Затемпературила она дня через три. После завтрака ни с того ни с сего подкосила слабость – Аня прилегла, думая, что на полчасика, а проснулась уже в темноте. И никак не могла раздышаться: что-то давило на грудь, воздуха было в обрез. Она запуталась в пододеяльнике, и там, в этом ситцевом мешке, будто сохранялся весь доступный ей кислород. Сколько ей осталось вздохов? Десять? Может, девять. Облизнув губы, почувствовала, какие они сухие, корявые, горячие. Зачесались глаза, словно засыпанные мелким песком. Похлопала руками по постели, пытаясь нащупать телефон. Мысли густели, мозг под сбившимися в колтун волосами сварился в студень. Откуда-то явилось слово: «Конец». Как в пьесе. Рука дернулась, потянулась к тумбочке, нашарила скользкий телефон. «103» набрала на автомате, продиктовала адрес. Доплелась в прихожую, открыла дверь, написала Руслану, что вызвала себе «скорую», и куда-то провалилась.

Тетка-врач, включив свет, вытащила Аню из-под одеяла:

– Давно лежишь?

– Не знаю, с обеда, наверное.

– Самолечением они занимаются все, думают, самые умные, укуталась как чучело, сама себе температуру нагнала.

Тетка сыпала словами, не дожидаясь ответов, при этом ее мощные руки двигались ловко, каким-то образом у Ани под мышкой оказался градусник.

– Тридцать девять, – нахмурилась и вроде как расстроилась тетка. – А чего ты хотела?

Аня не реагировала.

– Чего хотела, говорю, под ста перинами валяться. Ну-ка, разделась до трусов – и под простынку.

Аня завозилась пальцами, но пижама никак не поддавалась.

– Где простынка у тебя? – устало спросила тетка.

– Не помню.

Аня и правда не могла сообразить, где что лежит.

– Да не снимай ты! – тетка отбросила ее руку. – Сумка твоя вот эта? Паспорт, деньги там? Так, вот это возьму еще.

Тетка подобрала с пола джинсы и худи, вздернула Аню, доволокла до прихожей, сама засунула ее ледяные ноги в сапоги, набросила на нее пуховик, застегнула. Кивнула на телефон и ключи, велела взять, окинула взглядом квартиру, потом выпихнула Аню с сумкой в подъезд и захлопнула дверь.

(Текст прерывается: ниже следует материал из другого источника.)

@@ -660,10 +781,11 @@
     if (a.kv_group < 1 || a.BH % a.kv_group != 0 || (grouped && (mode != 1 || rect || !kvpart))) return hipErrorInvalidValue;
     if (a.causal && (mode != 1 || a.causal_shift != 0)) return hipErrorInvalidValue;
     hipError_t e = hipSuccess;
+    const bool fold_fill = mode == 1 && (a.phases & 1) && (a.phases & 8);
     if (a.phases & 1) {
         BwdArgs d = a;
         d.phases = 1;
-        e = launch_bwd_bf16(d, stream);
+        e = launch_bwd_bf16(d, stream, fold_fill ? ctl : nullptr, fold_fill ? bwd_fused_ctl_bytes(a.BH, a.Nk) / sizeof(int) : 0);
         if (e != hipSuccess) return e;
     }
     if (!(a.phases & 8)) return hipSuccess;
@@ -676,7 +798,8 @@
         e = hipGetLastError();
         if (e != hipSuccess) return e;
     }
-    FusedArgs fa{a, dQacc, ctl, npad, ragged ? (const float*)rcpad : (const float*)a.RC, g_hook_fault};
+    const bool inline_dq = mode == 1 && !rect && !ragged && !a.causal && a.d == 128 && !g_hook_dq_pass;
+    FusedArgs fa{a, dQacc, ctl, npad, ragged ? (const float*)rcpad : (const float*)a.RC, g_hook_fault, inline_dq ? 1 : 0};
     const size_t part_elems = (size_t)a.BH * a.Nk * a.d;
     if (grouped) {
         fa.b.dK = kvpart;
@@ -699,7 +822,7 @@
             e = hipDeviceGetAttribute(&cus[dev], hipDeviceAttributeMultiprocessorCount, dev);
             if (e != hipSuccess) return e;
         }
-        e = launch_fill_f32(reinterpret_cast<float*>(ctl), bwd_fused_ctl_bytes(a.BH, a.Nk) / sizeof(float), 0.0f, stream);
+        if (!fold_fill) e = launch_fill_f32(reinterpret_cast<float*>(ctl), bwd_fused_ctl_bytes(a.BH, a.Nk) / sizeof(float), 0.0f, stream);
         if (e != hipSuccess) return e;
         int avail = cus[dev] - (a.reserve_cus > 0 ? a.reserve_cus : 0);
         if (avail < 1) avail = 1;
@@ -717,6 +840,8 @@
     if (mode == 0)
         hipLaunchKernelGGL(fa2_bwd_fused_dq_out_kernel, dim3(2048), dim3(256), 0, stream, dQacc, (__bf16*)a.dQ, elems / 8, a.scale,
                            (const int*)nullptr);
+    else if (inline_dq)
+        hipLaunchKernelGGL(fa2_bwd_fused_dq_poison_kernel, dim3(256), dim3(256), 0, stream, (u32x4*)a.dQ, elems / 8, (const int*)(ctl + kCtlError));
     else if (a.d == 64)
         hipLaunchKernelGGL(fa2_bwd_fused_dq_out_chain64_kernel, dim3(4096), dim3(256), 0, stream, dQacc, (__bf16*)a.dQ, elems / 8, a.scale,
                            ctl + kCtlError, a.Nk, npad);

Домой она вернулась часа через два на такси. КТ показало, что ничего критичного нет, можно и дома полежать. Тетка снова на нее разворчалась: время потратили, думали, умирает девка, – а сама протянула ей номер телефона на бумажке: напиши мне завтра, как дела. У Ани не было сил удивляться странностям тетки: говорит одно, делает другое, и бог знает что думает на самом деле.

Дома Руслан метался с трубкой у уха, кричал кому-то: «Дайте мне ваше начальство, как это так, не знаете, куда положили? ФИО? Да я сто раз вам диктовал: Калинина Анна Сергеевна. Что? Жду, блин!».

И тут увидел Аню.

Нажал на отбой.

– Где ты была? Телефон твой где? – Руслан тряс ее за плечи.

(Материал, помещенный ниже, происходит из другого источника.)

+template <int TILES>
+__global__ void __launch_bounds__(512, 1) conv3x3_up16_cols_kernel(const gcpx_conv_args a, const int items_per_wave, const int nitems) {
+    using Cfg = ColsCfg<TILES>;
+    constexpr int R = Cfg::R, SR = Cfg::SR, WIN = Cfg::WIN, NS = Cfg::NS;
+    extern __shared__ float4 smem4[];
+    const char* wl = reinterpret_cast<const char*>(smem4);
+    const int tid = threadIdx.x, lane = tid & 63;
+    const int wave = __builtin_amdgcn_readfirstlane(tid >> 6);
+    char* wbuf = reinterpret_cast<char*>(smem4) + Cfg::W_BYTES + wave * Cfg::WAVE_BYTES;
+    float* red = reinterpret_cast<float*>(reinterpret_cast<char*>(smem4) + Cfg::W_BYTES + 8 * Cfg::WAVE_BYTES);
+    float* biasl = red + 8 * 2 * 16;
+    const int j = lane & 15, q = lane >> 4;
+    const int H = a.Hout, W = a.Wout, Hin = a.Hin;
+    const int nrb = Hin / R;
+
+    for (int i = tid; i < Cfg::W_BYTES / 16; i += 512) smem4[i] = reinterpret_cast<const float4*>(a.wpk_split)[i];
+    if (tid < 16) {
+        biasl[tid] = a.bias[tid];
+        biasl[16 + tid] = a.src[0].scale ? a.src[0].scale[tid] : 1.f;
+        biasl[32 + tid] = a.src[0].scale ? a.src[0].shift[tid] : 0.f;
+    }
+    __syncthreads();
+
+    const int c4 = lane & 3, ps = lane >> 2;
+    const float* sptr = a.src[0].ptr;
+    const float slope = a.src[0].act == GCPX_ACT_LRELU ? 0.2f : 1.f;
+    const int fdiv0 = a.src[0].frame_div;
+    const int ew = a.w_split_log2_dev ? __builtin_amdgcn_readfirstlane(*a.w_split_log2_dev) : a.w_split_log2;
+    const float4 bv = *reinterpret_cast<const float4*>(a.bias + q * 4);
+
+    const int gw = blockIdx.x * 8 + wave;
+    const int item0 = gw * items_per_wave;
+    const int item_end = min(item0 + items_per_wave, nitems);
+    const float* const addend = a.addend;
+    const int div = addend ? a.addend_frame_div : 1;
+    auto origin = [&](int it, int& run, int& f, int& y0) {
+        run = it / div;
+        const int rb = run % nrb;
+        y0 = rb * R;
+        f = (run / nrb) * div + (it - run * div);
+    };
+    float4 pre[NS];
+    auto issue_loads = [&](int it) __attribute__((always_inline)) {
+        int run, f, y0;
+        origin(it, run, f, y0);
+        const float* base = sptr + (size_t)(f / fdiv0) * Hin * WIN * 16;
+#pragma unroll
+        for (int k = 0; k < NS; ++k) {
+            const int sy = min(max(y0 - 1 + k / TILES, 0), Hin - 1);
+            pre[k] = *reinterpret_cast<const float4*>(base + (unsigned)((sy * WIN + (k % TILES) * 16 + ps) * 16 + c4 * 4));
+        }
+    };
+    const int st_wr = ps * 32 + c4 * 8;
+    const int boff0 = ((q >> 1) * WIN + j) * 32 + (q & 1) * 16, boff1 = j * 32 + (q & 1) * 16;
+
+    const float kl75 = j == 0 ? 0.f : 0.75f, kl25 = j == 0 ? 0.f : 0.25f;
+    const float kr75 = j == 15 ? 0.f : 0.75f, kr25 = j == 15 ? 0.f : 0.25f;
+
+    f32x4 ab[R][2][TILES][2];
+#pragma unroll
+    for (int yi = 0; yi < R; ++yi)
+#pragma unroll
+        for (int py = 0; py < 2; ++py)
+#pragma unroll
+            for (int t = 0; t < TILES; ++t) { ab[yi][py][t][0] = f32x4{bv.x, bv.y, bv.z, bv.w}; ab[yi][py][t][1] = ab[yi][py][t][0]; }
+    int ab_run = -1;
+
+    f32x4 st1 = f32x4{0, 0, 0, 0}, st2 = f32x4{0, 0, 0, 0};
+    if (item0 < item_end) issue_loads(item0);
+    __builtin_amdgcn_s_waitcnt(0x0f70);
+
+    for (int item = item0; item < item_end; ++item) {
+        int run, f, y0;
+        origin(item, run, f, y0);
+        const bool top = (y0 == 0), bot = (y0 + R == Hin);
+        const unsigned lane_out = (unsigned)(2 * j * 16 + q * 4);
+        const bool odd = j & 1;
+        const unsigned line_out = (unsigned)((j & ~1) * 32 + (j & 1) * 16 + q * 4);
+
+        if (addend && run != ab_run) {
+            ab_run = run;
+            const float* adp = addend + ((size_t)(f / div) * H + 2 * y0) * W * 16;
+            const float4 bl = *reinterpret_cast<const float4*>(biasl + q * 4);
+#pragma unroll
+            for (int yi = 0; yi < R; ++yi)
+#pragma unroll
+                for (int py = 0; py < 2; ++py)
+#pragma unroll
+                    for (int t = 0; t < TILES; ++t)
+#pragma unroll
+                        for (int eo = 0; eo < 2; ++eo) {
+                            const float4 ad = *reinterpret_cast<const float4*>(adp + (unsigned)((2 * yi + py) * W * 16 + (t * 32 + eo) * 16) + lane_out);
+                            ab[yi][py][t][eo] = f32x4{ad.x + bl.x, ad.y + bl.y, ad.z + bl.z, ad.w + bl.w};
+                        }
+        }
+
+        float amax = 0.f;
+        const float4 bn_s = *reinterpret_cast<const float4*>(biasl + 16 + c4 * 4), bn_t = *reinterpret_cast<const float4*>(biasl + 32 + c4 * 4);
+#pragma unroll
+        for (int k = 0; k < NS; ++k) {
+            float4 v = pre[k];
+            v.x = fmaf(v.x, bn_s.x, bn_t.x); v.y = fmaf(v.y, bn_s.y, bn_t.y); v.z = fmaf(v.z, bn_s.z, bn_t.z); v.w = fmaf(v.w, bn_s.w, bn_t.w);
+            v.x = fmaxf(v.x, v.x * slope); v.y = fmaxf(v.y, v.y * slope); v.z = fmaxf(v.z, v.z * slope); v.w = fmaxf(v.w, v.w * slope);
+            pre[k] = v;
+            amax = vmax3abs(amax, v.x, v.y);
+            amax = vmax3abs(amax, v.z, v.w);
+        }
+        amax = wave_max_nonneg(amax);
+        int ex = 14 + 127 - (int)((__float_as_uint(amax) >> 23) & 0xff);
+        ex = __builtin_amdgcn_readfirstlane(amax > 0.f ? max(-100, min(min(100, 126 - ew), ex)) : min(100, 126 - ew));
+        const float sx2 = __uint_as_float((unsigned)(127 + ex) << 23);
+#pragma unroll
+        for (int k = 0; k < NS; ++k) {
+            h4 p1, p2;
+            split4(pre[k], sx2, p1, p2);
+            *reinterpret_cast<h4*>(wbuf + st_wr + k * 512) = p1;
+            *reinterpret_cast<h4*>(wbuf + st_wr + k * 512 + Cfg::PLANE_BYTES) = p2;
+        }
+        issue_loads(min(item + 1, item_end - 1));
+        __builtin_amdgcn_fence(__ATOMIC_ACQ_REL, "wavefront");
+        __builtin_amdgcn_wave_barrier();
+
+        auto load_w = [&](const int t, h8 (&w)[2]) __attribute__((always_inline)) {
+            const char* wp = wl + t * 2048 + lane * 16;
+            w[0] = *reinterpret_cast<const h8*>(wp);
+            w[1] = *reinterpret_cast<const h8*>(wp + 1024);
+        };
+        auto load_b = [&](const int ks, const int yi, h8 (&b)[TILES][2]) __attribute__((always_inline)) {
+#pragma unroll
+            for (int t = 0; t < TILES; ++t) {
+                const char* bp = wbuf + (ks ? boff1 + (yi + 2) * WIN * 32 : boff0 + yi * WIN * 32) + t * 512;
+                b[t][0] = *reinterpret_cast<const h8*>(bp);
+                b[t][1] = *reinterpret_cast<const h8*>(bp + Cfg::PLANE_BYTES);
+            }
+        };
+
+        const float inv = __uint_as_float((unsigned)(127 - ex - ew) << 23);
+        float* optr = a.out + ((size_t)f * H + 2 * y0) * W * 16;
+
+        h8 b0[TILES][2], b1[TILES][2];
+        static_for<0, 2 * R>([&](auto pc) __attribute__((always_inline)) {
+            constexpr int yi = decltype(pc)::value / 2, py = decltype(pc)::value % 2;
+            f32x4 acc[TILES][3];
+#pragma unroll
+            for (int t = 0; t < TILES; ++t)
+#pragma unroll
+                for (int tx = 0; tx < 3; ++tx) acc[t][tx] = f32x4{0, 0, 0, 0};
+            h8 wq[2][2], wc[2];
+            load_w(py * 6, wq[0]);
+            if constexpr (py == 0) { load_b(0, yi, b0); load_b(1, yi, b1); }
+            __builtin_amdgcn_s_setprio(1);
+            static_for<0, 6>([&](auto bc) __attribute__((always_inline)) {
+                constexpr int blk = decltype(bc)::value, ks = blk / 3, tx = blk % 3;
+                constexpr bool more = blk + 1 < 6;
+                if constexpr (more) load_w(py * 6 + ((blk + 1) % 3) * 2 + (blk + 1) / 3, wq[(blk + 1) & 1]);
+                auto& bq = *(ks ? &b1 : &b0);
+                const h8 w1 = wq[blk & 1][0], w2 = wq[blk & 1][1];
+#pragma unroll
+                for (int t = 0; t < TILES; ++t) acc[t][tx] = mfma32h(w2, bq[t][0], acc[t][tx]);
+#pragma unroll
+                for (int t = 0; t < TILES; ++t) acc[t][tx] = mfma32h(w1, bq[t][1], acc[t][tx]);
+#pragma unroll
+                for (int t = 0; t < TILES; ++t) acc[t][tx] = mfma32h(w1, bq[t][0], acc[t][tx]);
+                __builtin_amdgcn_sched_group_barrier(0x100, more ? 2 : 0, 0);
+                __builtin_amdgcn_sched_group_barrier(0x008, 3 * TILES, 0);
+            });
+            if constexpr ((yi == 0 && py == 0) || (yi == R - 1 && py == 1)) {
+                if (py == 0 ? top : bot) {
+                    auto& bc = *(py ? &b1 : &b0);
+#pragma unroll
+                    for (int tx = 0; tx < 3; ++tx) {
+                        load_w(12 + py * 3 + tx, wc);
+#pragma unroll
+                        for (int t = 0; t < TILES; ++t) {
+                            acc[t][tx] = mfma32h(wc[1], bc[t][0], acc[t][tx]);
+                            acc[t][tx] = mfma32h(wc[0], bc[t][1], acc[t][tx]);
+                            acc[t][tx] = mfma32h(wc[0], bc[t][0], acc[t][tx]);
+                        }
+                    }
+                }
+            }
+            __builtin_amdgcn_s_setprio(0);
+
+#pragma unroll
+            for (int t = 0; t < TILES; ++t) {
+                const float cl75 = t == 0 ? kl75 : 0.75f, cl25 = t == 0 ? kl25 : 0.25f;
+                const float cr75 = t == TILES - 1 ? kr75 : 0.75f, cr25 = t == TILES - 1 ? kr25 : 0.25f;
+                f32x4 ve, vo;
+#pragma unroll
+                for (int r = 0; r < 4; ++r) {
+                    const float y0v = acc[t][0][r], y1v = acc[t][1][r], y2v = acc[t][2][r];
+                    float el0 = y0v, el1 = y1v, er1 = y1v, er2 = y2v;
+                    if (t > 0) {
+                        el0 = dpp_keep<0x121>(0.f, acc[t > 0 ? t - 1 : 0][0][r]);
+                        el1 = dpp_keep<0x121>(0.f, acc[t > 0 ? t - 1 : 0][1][r]);
+                    }
+                    if (t + 1 < TILES) {
+                        er1 = dpp_keep<0x12F>(0.f, acc[t + 1 < TILES ? t + 1 : t][1][r]);
+                        er2 = dpp_keep<0x12F>(0.f, acc[t + 1 < TILES ? t + 1 : t][2][r]);
+                    }
+                    const float p0 = dpp_keep<0x111>(el0, y0v), p1 = dpp_keep<0x111>(el1, y1v);
+                    const float n1 = dpp_keep<0x101>(er1, y1v), n2 = dpp_keep<0x101>(er2, y2v);
+                    float e = cl75 * p0;
+                    e = fmaf(cl25, y0v, e); e = fmaf(0.25f, p1, e); e = fmaf(0.75f, y1v, e); e = fmaf(0.75f, y2v, e); e = fmaf(0.25f, n2, e);
+                    float o = 0.25f * p0;
+                    o = fmaf(0.75f, y0v, o); o = fmaf(0.75f, y1v, o); o = fmaf(0.25f, n1, o); o = fmaf(cr25, y2v, o); o = fmaf(cr75, n2, o);
+                    ve[r] = fmaf(e, inv, ab[yi][py][t][0][r]);
+                    vo[r] = fmaf(o, inv, ab[yi][py][t][1][r]);
+                }
+                f32x4 s1, s2;
+#pragma unroll
+                for (int r = 0; r < 4; ++r) {
+                    const float give = odd ? ve[r] : vo[r];
+                    const float take = dpp_keep<0xB1>(0.f, give);
+                    s1[r] = odd ? take : ve[r];
+                    s2[r] = odd ? vo[r] : take;
+                }
+                float* ob = optr + (unsigned)((2 * yi + py) * W * 16 + t * 32 * 16) + line_out;
+                __builtin_nontemporal_store(s1, reinterpret_cast<f32x4*>(ob));
+                __builtin_nontemporal_store(s2, reinterpret_cast<f32x4*>(ob + 32));
+#pragma unroll
+                for (int r = 0; r < 4; ++r) {
+                    st1[r] += ve[r]; st2[r] = fmaf(ve[r], ve[r], st2[r]);
+                    st1[r] += vo[r]; st2[r] = fmaf(vo[r], vo[r], st2[r]);
+                }
+            }
+        });
+        __builtin_amdgcn_fence(__ATOMIC_ACQ_REL, "wavefront");
+        __builtin_amdgcn_wave_barrier();
+    }
+    if (a.stats_partial) {
+#pragma unroll
+        for (int r = 0; r < 4; ++r) {
+            const float s1 = row16_sum(st1[r]);
+            const float s2 = row16_sum(st2[r]);
+            if (j == 0) {
+                red[(wave * 2 + 0) * 16 + q * 4 + r] = s1;
+                red[(wave * 2 + 1) * 16 + q * 4 + r] = s2;
+            }
+        }
+        __syncthreads();
+        if (tid < 32) {
+            const int which = tid >> 4, c = tid & 15;
+            float sum = 0.f;
+#pragma unroll
+            for (int w = 0; w < 8; ++w) sum += red[(w * 2 + which) * 16 + c];
+            a.stats_partial[((size_t)blockIdx.x * 2 + which) * 16 + c] = sum;
+        }
+    }
+}
+
+int cols_tiles(const gcpx_conv_args* a) {
+    if (!a || !a->upsample || !a->wpk_split || !a->out || !a->bias) return 0;
+    if (a->head_mode != GCPX_HEAD_RAW || a->out_act != GCPX_ACT_NONE || a->out_pitch != 16) return 0;
+    if (a->src_row_map || a->raw_row_map || a->bwd_r) return 0;
+    if (a->Cin != 16 || a->Cout != 16 || a->nsrc != 1 || !a->src[0].ptr || a->src[0].C != 16 || a->src[0].frame_div <= 0) return 0;
+    if (a->F <= 0 || a->Hin <= 0 || a->Hin % 2 || a->Hout != 2 * a->Hin || a->Wout != 2 * a->Win) return 0;
+    if (a->addend && (a->addend_frame_div <= 0 || a->F % a->addend_frame_div)) return 0;
+    return a->Win == 16 ? 1 : a->Win == 32 ? 2 : 0;
+}
+
+template <int TILES>
+int launch_cols(const gcpx_conv_args* a, hipStream_t stream, int grid) {
+    using Cfg = ColsCfg<TILES>;
+    auto kern = conv3x3_up16_cols_kernel<TILES>;
+    static bool attr_set = false;
+    if (!attr_set) {
+        hipError_t e = hipFuncSetAttribute(reinterpret_cast<const void*>(kern), hipFuncAttributeMaxDynamicSharedMemorySize, Cfg::LDS_BYTES);
+        if (e != hipSuccess) {
+            gcpx_set_error("conv3x3 up16 column form: hipFuncSetAttribute(%d B LDS): %s", Cfg::LDS_BYTES, hipGetErrorString(e));
+            return GCPX_ERR_HIP;
+        }
+        attr_set = true;
+    }
+    const int nitems = a->F * (a->Hin / Cfg::R);
+    const int ipw = (nitems + grid * 8 - 1) / (grid * 8);
+    hipLaunchKernelGGL(kern, dim3(grid), dim3(512), Cfg::LDS_BYTES, stream, *a, ipw, nitems);
+    GCPX_CHECK_LAUNCH();
+    return GCPX_OK;
+}
+
+}
+
+extern "C" int gcpx_conv3x3_up16_cols_supported(const gcpx_conv_args* a) { return cols_tiles(a) > 0 ? 1 : 0; }
+
+int gcpx_launch_up16_cols(const gcpx_conv_args* a, hipStream_t stream, int grid) {
+    switch (cols_tiles(a)) {
+        case 1: return launch_cols<1>(a, stream, grid);
+        case 2: return launch_cols<2>(a, stream, grid);
+    }
+    gcpx_set_error("conv3x3 up16 column form: up16_form = 1 on a problem gcpx_conv3x3_up16_cols_supported refuses (Cin=%d Cout=%d Hin=%d Win=%d)",
+                   a->Cin, a->Cout, a->Hin, a->Win);
+    return GCPX_ERR_UNSUPPORTED;
+}
diff --git a/video-gcp_amd/packing.py b/video-gcp_amd/packing.py
--- a/video-gcp_amd/packing.py
+++ b/video-gcp_amd/packing.py
@@ -292,6 +292,38 @@
     return out
 
 
+def up16_cols_reference(x, w, b):
+    x, w = x.double(), w.double()
+    Fr, _, H, W = x.shape
+    cout = w.shape[0]
+    rows = [x[:, :, [min(max(y - 1 + d, 0), H - 1) for y in range(H)]] for d in range(3)]
+    out = torch.zeros(Fr, cout, 2 * H, 2 * W, dtype=torch.float64)
+    cm = [max(c - 1, 0) for c in range(W)]
+    cp = [min(c + 1, W - 1) for c in range(W)]
+    for py in range(2):
+        Y = []
+        for tx in range(3):
+            y = torch.zeros(Fr, cout, H, W, dtype=torch.float64)
+            for dyl in range(3):
+                c = _FOLD_CF[py][dyl]
+                fw = c[0] * w[:, :, 0, tx] + c[1] * w[:, :, 1, tx] + c[2] * w[:, :, 2, tx]
+                y += torch.einsum("oc,fchw->fohw", fw, rows[dyl])
+            if py == 0:
+                y[:, :, 0] -= torch.einsum("oc,fcw->fow", w[:, :, 0, tx], x[:, :, 0])
+            else:
+                y[:, :, H - 1] -= torch.einsum("oc,fcw->fow", w[:, :, 2, tx], x[:, :, H - 1])
+            Y.append(y)
+        e0 = 0.75 * Y[0][..., cm] + 0.25 * Y[0]
+        e0[..., 0] = 0.0
+        o2 = 0.25 * Y[2] + 0.75 * Y[2][..., cp]
+        o2[..., W - 1] = 0.0
+        out[:, :, py::2, 0::2] = e0 + (0.25 * Y[1][..., cm] + 0.75 * Y[1]) + (0.75 * Y[2] + 0.25 * Y[2][..., cp])
+        out[:, :, py::2, 1::2] = (0.25 * Y[0][..., cm] + 0.75 * Y[0]) + (0.75 * Y[1] + 0.25 * Y[1][..., cp]) + o2
+    if b is not None:
+        out += b.double()[None, :, None, None]
+    return out
+
+
 def conv3x3_split32_index(shape, offset):
     n = 1
     for d in shape:
@@ -397,6 +429,31 @@
 def conv3x3_fold16_index(cin, cbase):
     ids = (torch.arange(24 * 16 * cin, dtype=torch.float64) + 1).view(24, 16, cin)
     return (conv3x3_fold16_gather(ids, cbase).reshape(-1) - 1).to(torch.int32)
+
+
+def conv3x3_cols16_gather(fw, cbase=0):
+    assert fw.shape[0] == 24 and fw.shape[1] == 16 and fw.shape[2] >= cbase + 16
+    dev = fw.device
+    fz = torch.cat([fw, torch.zeros((1,) + tuple(fw.shape[1:]), dtype=fw.dtype, device=dev)], 0)
+    li, lq = _LI.to(dev)[:, None], _LQ.to(dev)[:, None]
+    el = torch.arange(8, device=dev)[None, :]
+    half = lambda t: torch.where(lq // 2 == 0, torch.full_like(lq, t), torch.full_like(lq, 24))
+    sets = []
+    for py in range(2):
+        for tx in range(3):
+            sets += [py * 9 + 3 * (lq // 2) + tx, half(py * 9 + 6 + tx)]
+    sets += [half(18 + tx) for tx in range(3)] + [half(21 + tx) for tx in range(3)]
+    return torch.stack([fz[t, li, cbase + 8 * (lq % 2) + el] for t in sets], 0).contiguous()
+
+
+def pack_conv3x3_cols16(w, cbase=0):
+    w1, w2, e = split_f16(conv3x3_cols16_gather(fold_up_weights(w), cbase))
+    return torch.stack([w1, w2], 1).contiguous().view(torch.int16), e
+
+
+def conv3x3_cols16_index(cin, cbase):
+    ids = (torch.arange(24 * 16 * cin, dtype=torch.float64) + 1).view(24, 16, cin)
+    return (conv3x3_cols16_gather(ids, cbase).reshape(-1) - 1).to(torch.int32)
 
 
 def lstm_gate_interleave(w_ih, w_hh, b_ih, b_hh):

Она опустилась на скамейку в прихожей.

– Почему я должен носиться по всей Москве, когда…

Руслан сел рядом.

Грел ее руки, рассказывал с какой-то издерганной интонацией, что уже заворачивал к дому, но сдал назад, пропустил «скорую». Потом только понял, что это увезли ее, Аню, развернулся, помчался следом. Но «скорая» как растворилась в воздухе. Помаячила впереди и исчезла. В шестнадцатой городской, ближайшей, доехал на всякий, Ани не оказалось. Дальше – уже не знал, что и думать. Вернулся, звонил на горячую линию час, больше, ругался, пытался узнать, куда хоть положили.

Аня вытащила из сумки телефон. Он вырубился, батарейка сдохла.

Поболеть ей удалось пару недель – как раз выпали февральские праздники, затем 8 Марта. Следующие полгода она провела в лежку. На работе все были на удаленке, ни о каких больничных речи не шло. Отлежишься – и пиши.